He was skinny and dirty. He smelled bad—the only chances he got to wash were in streams he walked past. He was hungry most of the time.

And, at that, he didn’t have it so bad. He wasn’t in a camp. He didn’t know what his family was going through, not exactly. Nobody knew exactly except the people who got carted away. The only thing people on the outside knew was that the ones who got carted away didn’t come back.

Most Negroes in the cities had been rounded up and taken away. It was harder out in the countryside. They were more scattered, harder to get into one place with barbed wire all around it. Guerrillas scared some whites out in the country to death. Others, though, weren’t so bad. Quite a few let you do odd jobs in exchange for food and a place to sleep and maybe a dollar or two.

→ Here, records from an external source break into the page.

# wg-perception/PartsBasedDetector

Measured on AMD Instinct MI355X. Metric: detect() frames/sec, 640x480, 26-part person model, higher is better.
Workload: dtype f32

## Files before the change

partsbaseddetector_amd/csrc/k_conv.hip:

```cpp
#include <algorithm>
#include <vector>
#include <cstring>
#include "pbd_internal.hpp"
#include <type_traits>
#include "k_conv_mfma16.hpp"

#ifdef PBD_PROBES
bool conv_variants_debug_read(unsigned long long* out);
void conv_debug_read(unsigned long long* out) {
  if (!conv_variants_debug_read(out)) hipMemcpyFromSymbol(out, HIP_SYMBOL(pbd_conv_dbg), sizeof(unsigned long long) * 8);
}
#else
void conv_debug_read(unsigned long long* out) { for (int i = 0; i < 8; ++i) out[i] = 0; }
#endif

#define CSTR 33
#define NFG 8

template <int KH, int KW>
__device__ __forceinline__ void stage_feature_tile(float* __restrict__ ft, const float* __restrict__ F, int y0, int x0,
                                                   int H, int W, int tid) {
  constexpr int TW = CT + KW - 1, TH = CT + KH - 1, N = TH * TW * 8, NB = (N + 255) / 256;
  float4 r[NB];
#pragma unroll
  for (int j = 0; j < NB; ++j) {
    const int i = min(tid + j * 256, N - 1);
    const int cell = i >> 3, q = i & 7;
    const int ty = cell / TW, tx = cell - ty * TW;
    const int y = min(max(y0 + ty - KH / 2, 0), H - 1), x = min(max(x0 + tx - KW / 2, 0), W - 1);
    r[j] = *(const float4*)(F + ((size_t)y * W + x) * PBD_FLEN + q * 4);
  }
#pragma unroll
  for (int j = 0; j < NB; ++j) {
    const int i = tid + j * 256;
    if (i < N) {
      const int cell = i >> 3, q = i & 7;
      const int ty = cell / TW, tx = cell - ty * TW;
      const int y = y0 + ty - KH / 2, x = x0 + tx - KW / 2;
      float4 v = r[j];
      if (!(y >= 0 && y < H && x >= 0 && x < W)) v = make_float4(0.f, 0.f, 0.f, q == 7 ? 1.f : 0.f);
      float* d = ft + cell * CSTR + q * 4;
      d[0] = v.x; d[1] = v.y; d[2] = v.z; d[3] = v.w;
    }
  }
}

template <int KH, int KW>
__global__ __launch_bounds__(256) void k_conv_exact(const ConvTile* __restrict__ tiles,
                                                    const LevelDev* __restrict__ levels,
                                                    const float* __restrict__ feat, const float* __restrict__ wT,
                                                    float* __restrict__ resp, int nf, int nfpad, int groups_per_wg) {
  extern __shared__ __attribute__((aligned(16))) char smem[];
  typedef float T;
  T* ft = (T*)smem;
  const ConvTile t = tiles[blockIdx.x];
  const LevelDev lv = levels[t.level];
  const int H = lv.ch, W = lv.cw;
  const int TW = CT + KW - 1;
  const int tid = threadIdx.x;
  const T* F = feat + lv.cell_off * PBD_FLEN;
  stage_feature_tile<KH, KW>(ft, F, t.y0, t.x0, H, W, tid);
  __syncthreads();
  const int ly = tid >> 4, lx = tid & 15;
  const int oy = t.y0 + ly, ox = t.x0 + lx;
  const bool valid = (oy < H && ox < W);
  const T* fbase = ft + (ly * TW + lx) * CSTR;
  T* R = resp + lv.cell_off * nf;
  const int g0 = blockIdx.y * groups_per_wg;
  for (int g = g0; g < g0 + groups_per_wg; ++g) {
    const int n0 = g * NFG;
    if (n0 >= nf) break;
    T tot[NFG];
#pragma unroll
    for (int n = 0; n < NFG; ++n) tot[n] = (T)0;
    for (int c = 0; c < PBD_FLEN; ++c) {
      T acc[NFG];
#pragma unroll
      for (int n = 0; n < NFG; ++n) acc[n] = (T)0;
#pragma unroll
      for (int i = 0; i < KH; ++i) {
#pragma unroll
        for (int j = 0; j < KW; ++j) {
          const T f = fbase[(i * TW + j) * CSTR + c];
          const T* w = wT + ((size_t)(i * KW + j) * PBD_FLEN + c) * nfpad + n0;
#pragma unroll
          for (int n = 0; n < NFG; ++n) acc[n] += w[n] * f;
        }
      }
#pragma unroll
      for (int n = 0; n < NFG; ++n) tot[n] += acc[n];
    }
    if (valid) {
#pragma unroll
      for (int n = 0; n < NFG; ++n)
        if (n0 + n < nf) R[(size_t)(n0 + n) * H * W + (size_t)oy * W + ox] = tot[n];
    }
  }
}

#define CHALF 16
#define CSTRH 17
template <int KH, int KW, int GPW>
__global__ __launch_bounds__(256) void k_conv_exact_f64(const ConvTile* __restrict__ tiles,
                                                        const LevelDev* __restrict__ levels,
                                                        const double* __restrict__ feat, const double* __restrict__ wT,
                                                        double* __restrict__ resp, int nf, int nfpad) {
  extern __shared__ __attribute__((aligned(16))) char smem[];
  double* ft = (double*)smem;
  const ConvTile t = tiles[blockIdx.x];
  const LevelDev lv = levels[t.level];
  const int H = lv.ch, W = lv.cw;
  constexpr int TW = CT + KW - 1;
  const int tid = threadIdx.x;
  const double* F = feat + lv.cell_off * PBD_FLEN;
  const int ly = tid >> 4, lx = tid & 15;
  const int oy = t.y0 + ly, ox = t.x0 + lx;
  const bool valid = (oy < H && ox < W);
  const double* fbase = ft + (ly * TW + lx) * CSTRH;
  double* R = resp + lv.cell_off * nf;
  const int g0 = blockIdx.y * GPW;
  double tot[GPW][NFG];
#pragma unroll
  for (int g = 0; g < GPW; ++g)
#pragma unroll
    for (int n = 0; n < NFG; ++n) tot[g][n] = 0.0;
  for (int half = 0; half < PBD_FLEN / CHALF; ++half) {
    if (half) __syncthreads();
    stage_tile<double, CHALF, CSTRH, 7>(ft, F, t.y0, t.x0, H, W, KH, KW, half * CHALF, half == PBD_FLEN / CHALF - 1, tid);
    __syncthreads();
#pragma unroll
    for (int g = 0; g < GPW; ++g) {
      const int n0 = (g0 + g) * NFG;
      if (n0 >= nf) break;
      for (int cc = 0; cc < CHALF; ++cc) {
        const int c = half * CHALF + cc;
        double acc[NFG];
#pragma unroll
        for (int n = 0; n < NFG; ++n) acc[n] = 0.0;
#pragma unroll
        for (int i = 0; i < KH; ++i) {
#pragma unroll
          for (int j = 0; j < KW; ++j) {
            const double f = fbase[(i * TW + j) * CSTRH + cc];
            const double* w = wT + ((size_t)(i * KW + j) * PBD_FLEN + c) * nfpad + n0;
#pragma unroll
            for (int n = 0; n < NFG; ++n) acc[n] += w[n] * f;
          }
        }
#pragma unroll
        for (int n = 0; n < NFG; ++n) tot[g][n] += acc[n];
      }
    }
  }
  if (valid) {
#pragma unroll
    for (int g = 0; g < GPW; ++g) {
      const int n0 = (g0 + g) * NFG;
#pragma unroll
      for (int n = 0; n < NFG; ++n)
        if (n0 + n < nf) R[(size_t)(n0 + n) * H * W + (size_t)oy * W + ox] = tot[g][n];
    }
  }
}

template <typename T, bool MIX = false>
__global__ __launch_bounds__(256) void k_conv_exact_generic(const ConvTile* __restrict__ tiles,
                                                            const LevelDev* __restrict__ levels,
                                                            const T* __restrict__ feat,
                                                            const T* __restrict__ wT, T* __restrict__ resp,
                                                            int nf, int nfpad, int KH, int KW) {
  extern __shared__ __attribute__((aligned(16))) char smem[];
  T* ft = (T*)smem;
  const ConvTile t = tiles[blockIdx.x];
  const LevelDev lv = levels[t.level];
  const int H = lv.ch, W = lv.cw;
  const int TW = CT + KW - 1, TH = CT + KH - 1;
  const int tid = threadIdx.x;
  const T* F = feat + lv.cell_off * PBD_FLEN;
  for (int i = tid; i < TH * TW * PBD_FLEN; i += 256) {
    const int cell = i >> 5, c = i & 31;
    const int ty = cell / TW, tx = cell - ty * TW;
    const int y = t.y0 + ty - KH / 2, x = t.x0 + tx - KW / 2;
    const bool inside = (y >= 0 && y < H && x >= 0 && x < W);
    const T v = F[((size_t)min(max(y, 0), H - 1) * W + min(max(x, 0), W - 1)) * PBD_FLEN + c];
    ft[cell * CSTR + c] = inside ? v : (T)(c == PBD_FLEN - 1 ? 1 : 0);
  }
  __syncthreads();
  const int ly = tid >> 4, lx = tid & 15;
  const int oy = t.y0 + ly, ox = t.x0 + lx;
  const bool valid = (oy < H && ox < W);
  const T* fbase = ft + (ly * TW + lx) * CSTR;
  T* R = resp + lv.cell_off * nf;
  int nfw = nf;
  if constexpr (MIX) { R += (size_t)(t.pad & 0xFFFF) * H * W; nfw = t.pad >> 16; }
  for (int n = blockIdx.y; n < nfw; n += gridDim.y) {
    T tot = (T)0;
    for (int c = 0; c < PBD_FLEN; ++c) {
      T acc = (T)0;
      for (int i = 0; i < KH; ++i)
        for (int j = 0; j < KW; ++j)
          acc += wT[((size_t)(i * KW + j) * PBD_FLEN + c) * nfpad + n] * fbase[(i * TW + j) * CSTR + c];
      tot += acc;
    }
    if (valid) R[(size_t)n * H * W + (size_t)oy * W + ox] = tot;
  }
}

template <typename T>
static void launch_conv_exact_t(const ConvTile* tiles, int ntiles, const LevelDev* levels, const T* feat,
                                const T* wT, T* resp, int nf, int nfpad, int kh, int kw, hipStream_t s, int nf_stride) {
  const size_t lds = sizeof(T) * (CT + kh - 1) * (CT + kw - 1) * CSTR;
  if (nf_stride > 0) {
    static LdsOptIn optinm;
    optinm.ensure((const void*)k_conv_exact_generic<T, true>, lds);
    dim3 grid(ntiles, nf < 16 ? nf : 16);
    hipLaunchKernelGGL((k_conv_exact_generic<T, true>), grid, dim3(256), lds, s, tiles, levels, feat, wT, resp, nf_stride, nfpad, kh, kw);
    return;
  }
  if (kh == 5 && kw == 5) {
    const int groups = (nf + NFG - 1) / NFG;
    constexpr int GPW = 4;
    dim3 grid(ntiles, (groups + GPW - 1) / GPW);
    static LdsOptIn optin;
    if constexpr (sizeof(T) == 8) {
      const size_t ldsh = sizeof(double) * (CT + 4) * (CT + 4) * CSTRH;
      optin.ensure((const void*)k_conv_exact_f64<5, 5, GPW>, ldsh);
      hipLaunchKernelGGL((k_conv_exact_f64<5, 5, GPW>), grid, dim3(256), ldsh, s, tiles, levels, feat, wT, resp, nf, nfpad);
    } else {
      optin.ensure((const void*)k_conv_exact<5, 5>, lds);
      hipLaunchKernelGGL((k_conv_exact<5, 5>), grid, dim3(256), lds, s, tiles, levels, feat, wT, resp, nf, nfpad, GPW);
    }
  } else {
    static LdsOptIn opting;
    opting.ensure((const void*)k_conv_exact_generic<T>, lds);
    dim3 grid(ntiles, nf < 16 ? nf : 16);
    hipLaunchKernelGGL(k_conv_exact_generic<T>, grid, dim3(256), lds, s, tiles, levels, feat, wT, resp, nf, nfpad, kh, kw);
  }
}

void launch_conv_exact(const ConvTile* tiles, int ntiles, const LevelDev* levels, const void* feat, const void* wT,
                       void* resp, int ts, int nf, int nfpad, int kh, int kw, hipStream_t s, int nf_stride) {
  if (ntiles <= 0) return;
  if (ts == 8) launch_conv_exact_t<double>(tiles, ntiles, levels, (const double*)feat, (const double*)wT, (double*)resp, nf, nfpad, kh, kw, s, nf_stride);
  else launch_conv_exact_t<float>(tiles, ntiles, levels, (const float*)feat, (const float*)wT, (float*)resp, nf, nfpad, kh, kw, s, nf_stride);
}

void launch_conv_mfma_f64(const ConvTile* tiles, int ntiles, const LevelDev* levels, const double* feat,
                          const double* w4u, double* resp, int nf, int nfpad, int kh, int kw, hipStream_t s, int nf_stride) {
  if (ntiles <= 0) return;
  if (nf_stride > 0)
    launch_conv_mfma16_t<double, 4, 2, 1, true, 0, 0, true>(tiles, ntiles, levels, feat, w4u, resp, nf, nfpad, s, kh, kw, nf_stride);
  else if (kh != 5 || kw != 5)
    launch_conv_mfma16_t<double, 4, 2, 1, true, 0, 0>(tiles, ntiles, levels, feat, w4u, resp, nf, nfpad, s, kh, kw);
  else
    launch_conv_mfma16_t<double, 4, 2, 1, true>(tiles, ntiles, levels, feat, w4u, resp, nf, nfpad, s);
}

void launch_conv_mfma16_f32(const ConvTile* tiles, int ntiles, const LevelDev* levels, const float* feat,
                            const float* w4u, float* resp, int nf, int nfpad, int kh, int kw, hipStream_t s, int nf_stride) {
  if (ntiles <= 0) return;
  if (nf_stride > 0)
    launch_conv_mfma16_t<float, 2, 3, 2, true, 0, 0, true>(tiles, ntiles, levels, feat, w4u, resp, nf, nfpad, s, kh, kw, nf_stride);
  else if (kh != 5 || kw != 5)
    launch_conv_mfma16_t<float, 2, 3, 2, true, 0, 0>(tiles, ntiles, levels, feat, w4u, resp, nf, nfpad, s, kh, kw);
  else
    launch_conv_mfma16_t<float, 2, 3, 2, true>(tiles, ntiles, levels, feat, w4u, resp, nf, nfpad, s);
}
```

Baseline: 2440.

## Rework f32 5x5 conv inner loop with packed float2 FMAs and prefetching

The f32 5x5 exact conv kernel now computes 16 filters per group using packed float2 vector math instead of 8 scalar filters. Weights for the next tap are loaded one step ahead through constant-address-space pointers, and feature values for the next channel are prefetched from LDS. Scheduling barriers pin the loads between FMA groups. The aim is to raise FMA throughput via packed ops and hide weight/LDS load latency. In exchange it uses more registers, which may lower occupancy, and the grid is rebalanced to 2 groups per workgroup.

New measurement: 2445, median of 2. Within noise of the previous version (+0.2%).

```diff
diff --git a/partsbaseddetector_amd/csrc/k_conv.hip b/partsbaseddetector_amd/csrc/k_conv.hip
--- a/partsbaseddetector_amd/csrc/k_conv.hip
+++ b/partsbaseddetector_amd/csrc/k_conv.hip
@@ -16,6 +16,9 @@
 
 #define CSTR 33
 #define NFG 8
+#define NFGP 16
+typedef float float2v __attribute__((ext_vector_type(2)));
+typedef const __attribute__((address_space(4))) float2v* wpair_ptr;
 
 template <int KH, int KW>
 __device__ __forceinline__ void stage_feature_tile(float* __restrict__ ft, const float* __restrict__ F, int y0, int x0,
@@ -66,34 +69,59 @@
   const bool valid = (oy < H && ox < W);
   const T* fbase = ft + (ly * TW + lx) * CSTR;
   T* R = resp + lv.cell_off * nf;
+  const size_t wtap = (size_t)PBD_FLEN * nfpad;
   const int g0 = blockIdx.y * groups_per_wg;
   for (int g = g0; g < g0 + groups_per_wg; ++g) {
-    const int n0 = g * NFG;
+    const int n0 = g * NFGP;
     if (n0 >= nf) break;
-    T tot[NFG];
-#pragma unroll
-    for (int n = 0; n < NFG; ++n) tot[n] = (T)0;
+    float2v tot[NFGP / 2];
+#pragma unroll
+    for (int p = 0; p < NFGP / 2; ++p) tot[p] = float2v{0.f, 0.f};
+    const float* w0 = wT + n0;
+    float2v wn[NFGP / 2];
+#pragma unroll
+    for (int p = 0; p < NFGP / 2; ++p) wn[p] = ((wpair_ptr)w0)[p];
+    T fn[KH * KW];
+#pragma unroll
+    for (int k = 0; k < KH * KW; ++k) fn[k] = fbase[((k / KW) * TW + k % KW) * CSTR];
     for (int c = 0; c < PBD_FLEN; ++c) {
-      T acc[NFG];
-#pragma unroll
-      for (int n = 0; n < NFG; ++n) acc[n] = (T)0;
-#pragma unroll
-      for (int i = 0; i < KH; ++i) {
-#pragma unroll
-        for (int j = 0; j < KW; ++j) {
-          const T f = fbase[(i * TW + j) * CSTR + c];
-          const T* w = wT + ((size_t)(i * KW + j) * PBD_FLEN + c) * nfpad + n0;
-#pragma unroll
-          for (int n = 0; n < NFG; ++n) acc[n] += w[n] * f;
-        }
+      T f[KH * KW];
+#pragma unroll
+      for (int k = 0; k < KH * KW; ++k) f[k] = fn[k];
+      const int cn = min(c + 1, PBD_FLEN - 1);
+#pragma unroll
+      for (int k = 0; k < KH * KW; ++k) fn[k] = fbase[((k / KW) * TW + k % KW) * CSTR + cn];
+      const float* wc = w0 + (size_t)c * nfpad;
+      float2v acc[NFGP / 2];
+#pragma unroll
+      for (int p = 0; p < NFGP / 2; ++p) acc[p] = float2v{0.f, 0.f};
+#pragma unroll
+      for (int k = 0; k < KH * KW; ++k) {
+        float2v w[NFGP / 2];
+#pragma unroll
+        for (int p = 0; p < NFGP / 2; ++p) w[p] = wn[p];
+        const float2v f2 = float2v{f[k], f[k]};
+        __builtin_amdgcn_sched_barrier(0);
+        const float2v prod0 = w[0] * f2;
+        __builtin_amdgcn_sched_barrier(0);
+        const float* wnext = k + 1 < KH * KW ? wc + (size_t)(k + 1) * wtap : wc + nfpad;
+#pragma unroll
+        for (int p = 0; p < NFGP / 2; ++p) wn[p] = ((wpair_ptr)wnext)[p];
+        __builtin_amdgcn_sched_barrier(0);
+        acc[0] += prod0;
+#pragma unroll
+        for (int p = 1; p < NFGP / 2; ++p) acc[p] += w[p] * f2;
+        __builtin_amdgcn_sched_barrier(0);
       }
 #pragma unroll
-      for (int n = 0; n < NFG; ++n) tot[n] += acc[n];
+      for (int p = 0; p < NFGP / 2; ++p) tot[p] += acc[p];
     }
     if (valid) {
 #pragma unroll
-      for (int n = 0; n < NFG; ++n)
-        if (n0 + n < nf) R[(size_t)(n0 + n) * H * W + (size_t)oy * W + ox] = tot[n];
+      for (int p = 0; p < NFGP / 2; ++p) {
+        if (n0 + 2 * p < nf) R[(size_t)(n0 + 2 * p) * H * W + (size_t)oy * W + ox] = tot[p].x;
+        if (n0 + 2 * p + 1 < nf) R[(size_t)(n0 + 2 * p + 1) * H * W + (size_t)oy * W + ox] = tot[p].y;
+      }
     }
   }
 }
@@ -218,8 +246,8 @@
     return;
   }
   if (kh == 5 && kw == 5) {
-    const int groups = (nf + NFG - 1) / NFG;
-    constexpr int GPW = 4;
+    constexpr int GPW = sizeof(T) == 8 ? 4 : 2, PER = sizeof(T) == 8 ? NFG : NFGP;
+    const int groups = (nf + PER - 1) / PER;
     dim3 grid(ntiles, (groups + GPW - 1) / GPW);
     static LdsOptIn optin;
     if constexpr (sizeof(T) == 8) {
```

Some of the farms had women running them, all the menfolk gone to war. Cassius learned it was harder to get a handout or even a hearing at those places than at the ones with white men on them. Women on their own commonly carried shotguns or rifles, and didn’t want to listen to a hard-luck story. “Get lost before I call the sheriff,” they would say—either that or, “Get lost before I shoot.”

But they didn’t call the sheriff. In spite of an Augusta passbook, Cassius hadn’t had any trouble going where he pleased. If he stole, that might have been a different story. Except for trifles—a few eggs here, some matches there—he didn’t. His parents had raised him the right way.
He
wouldn’t have put it like that, not after the way he knocked heads with his father, but that was what it amounted to.

He stayed in the pine woods after getting run off a farm west of Milledgeville. With summer coming soon, nights were mild. Mosquitoes tormented him, but they would have done that anywhere except behind screens. He didn’t worry about animals; bears and cougars were hunted into rarity. People, on the other hand…

He’d already seen Mexican soldiers on the march. He made sure they didn’t see him, ducking into a stand of trees once and hiding behind a haystack another time. Those yellowish khaki uniforms made him angry—what were they doing in his country? He wouldn’t have got nearly so upset about butternut or gray.

That was his gut reaction, anyhow. When he thought about it, he laughed at himself. As if the Confederate States were his country, or any Negro’s country! The idea was ridiculous. And native whites would have been rougher on him or anyone else his color than these foreigners were.

He chopped wood for a farmer later that day. The blisters he’d got the first time he did it were starting to turn to calluses. The farmer gave him ham and grits and a big mug of homebrew. Making your own beer was against the law in Georgia, but plenty of people both white and black turned criminal on that score.

“You work good,” the farmer said, spitting a stream of tobacco juice.

“Thank you, suh,” Cassius answered.

As others had before him, the white man asked, “Want to stick around?” He gave Cassius a shrewd look. “Sooner or later, you’re gonna run into trouble wandering around the countryside—or else trouble’s gonna run into
you.

Cassius only shrugged. Whatever happened to him out here couldn’t be worse than what had happened to his father and mother and sister in Augusta. “Sorry, suh, but I got to be movin’ on,” he said.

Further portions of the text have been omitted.